I think this design might be better because I think it directly encodes the requirements you've described: tryRunScriptsInPDFDocument() only runs if both conditions are true, and each function that changes one of the conditions calls tryRunScriptsInPDFDocument() directly. It also avoids an extra piece of state.

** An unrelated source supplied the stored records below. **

extern "C" int mpc_event_splat_bwd_ordered(const mpc_shape *s, const float *events, const int32_t *offsets, const float *flow_lut,
                                           const float *t_ref, const float *grad_iwe, const float *scal,
                                           const float *grad_out, float *grad_flow_lut, const float *add_term,
                                           void *ws, void *stream) {
    return mpc_event_splat_bwd_job(s, events, offsets, flow_lut, t_ref, grad_iwe, scal, grad_out, grad_flow_lut, add_term, ws, stream, nullptr, nullptr);
}

int mpc_event_splat_bwd_job(const mpc_shape *s, const float *events, const int32_t *offsets, const float *flow_lut,
                            const float *t_ref, const float *grad_iwe, const float *scal,
                            const float *grad_out, float *grad_flow_lut, const float *add_term,
                            void *ws, void *stream, const float *knn_state, int *reach_done) {
    if (reach_done) *reach_done = 0;
    MPC_CHECK_ARG(s && flow_lut && grad_iwe && scal && grad_flow_lut && ws && (events || s->M == 0 || s->B == 0), MPC_E_NULL, "null argument");
    MPC_CHECK_ARG(!(s->flags & MPC_F_NO_WARP), MPC_E_UNSUPPORTED, "no LUT to differentiate with MPC_F_NO_WARP");
    MPC_CHECK_ARG(!(s->flags & MPC_F_SCALE_BY_DT) || t_ref, MPC_E_NULL, "t_ref is null");
    int rc = mpc_validate_shape(s);
    if (rc) return rc;
    hipStream_t st = (hipStream_t)stream;
    const mpc_ws_layout L = mpc_layout(s);
    if (use_tiled(s, L)) {
        const BinLayout BL = bin_layout(s, L, ws);
        if (L.nbb > 0) {
            MPC_CHECK_ARG(!offsets || (size_t)L.cstrip_rows * s->wq * 24 <= 160 * 1024 - 512, MPC_E_UNSUPPORTED,
                          "LUT too wide for the ordered backward (use mpc_event_splat_bwd)");
            KnnReachJob job{};
            const size_t lds_acc = (size_t)L.cstrip_rows * s->wq * (offsets ? 24 : 16);
            if (knn_state && mpc_knn_reach_job(s, knn_state, ws, &job) &&
                ((size_t)job.gx * job.gy * (KNN_NCLS + 1) + 16) * sizeof(float) > lds_acc) job.on = 0;
            if (offsets)
                MPC_LAUNCH(k_lut_accum<true>, dim3(((L.nbb + 7) / 8) * 8), dim3(EV_LUT_THREADS_ORD), lds_acc, st, *s, BL,
                                   grad_iwe, scal, grad_out, grad_flow_lut, add_term, events, flow_lut, t_ref, offsets, job);
            else
                MPC_LAUNCH(k_lut_accum<false>, dim3(((L.nbb + 7) / 8) * 8), dim3(EV_LUT_THREADS), lds_acc, st, *s, BL,
                                   grad_iwe, scal, grad_out, grad_flow_lut, add_term, events, flow_lut, t_ref, offsets, job);
            MPC_CHECK_LAUNCH();
            if (reach_done) *reach_done = job.on;
        }
        return 0;
    }
    {
        const int64_t cnt = (int64_t)s->B * s->nb * s->hq * s->wq * s->T * 2;
        if (add_term) {
            rc = grad_out ? mpc_scale(add_term, grad_out, grad_flow_lut, cnt, stream) : (int)hipMemcpyAsync(grad_flow_lut, add_term, cnt * sizeof(float), hipMemcpyDeviceToDevice, st);
            if (rc) return rc;
        } else {
            const int e = mpc_zero_async(grad_flow_lut, cnt * sizeof(float), st);
            if (e) return e;
        }
    }
    const int64_t total = (int64_t)s->B * s->M;
    if (total == 0) return 0;
    const int grid = (int)((total + 255) / 256 < 8192 ? (total + 255) / 256 : 8192);
    MPC_LAUNCH(k_splat_bwd_atomic, dim3(grid), dim3(256), 0, st, *s, events, flow_lut, t_ref,
                       grad_iwe, scal, grad_out, grad_flow_lut);
    MPC_CHECK_LAUNCH();
    return 0;
}


#define PE_KMAX 8
template <int KB>
__device__ __forceinline__ void pe_phi(const float *__restrict__ phi, size_t row, int k, float t, float tref, float *out ) {
    const int kk = KB > 0 ? KB : min(k, PE_KMAX);
    if (phi != nullptr) { for (int j = 0; j < kk; ++j) out[j] = phi[row * k + j]; return; }
    float a = tref, c = t;
    for (int j = 0; j < kk; ++j) { out[j] = a - c; a *= tref; c *= t; }
}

(The patch you've written is good at demonstrating that it never runs scripts twice, but not as good at demonstrating that it runs scripts more than zero times.)
Comment 12 Brady Eidson 2020-03-14 13:47:28 PDT
Created attachment 393590 [details]
Patch
Comment 13 Geoffrey Garen 2020-03-14 13:55:49 PDT
Comment on attachment 393590 [details]
Patch

View in context: https://bugs.webkit.org/attachment.cgi?id=393590&action=review

r=me

> Source/WebKit/WebProcess/Plugins/PDF/PDFPlugin.mm:1564
> +    ASSERT(m_documentFinishedLoading);

I think this assert is no longer valid?
Comment 14 Brady Eidson 2020-03-14 14:01:02 PDT
(In reply to Geoffrey Garen from comment #13)
> Comment on attachment 393590 [details]
> Patch
> 
> View in context:
> https://bugs.webkit.org/attachment.cgi?id=393590&action=review
> 
> r=me
> 
> > Source/WebKit/WebProcess/Plugins/PDF/PDFPlugin.mm:1564
> > +    ASSERT(m_documentFinishedLoading);
> 
> I think this assert is no longer valid?

Amazing you called that out right after I ran into it in testing.
Comment 15 Brady Eidson 2020-03-14 14:04:01 PDT
Created attachment 393592 [details]
PFL
Comment 16 WebKit Commit Bot 2020-03-14 15:17:09 PDT
Comment on attachment 393592 [details]
PFL

Clearing flags on attachment: 393592

Committed r258474: <https://trac.webkit.org/changeset/258474>
Comment 17 WebKit Commit Bot 2020-03-14 15:17:11 PDT
All reviewed patches have been landed.  Closing bug.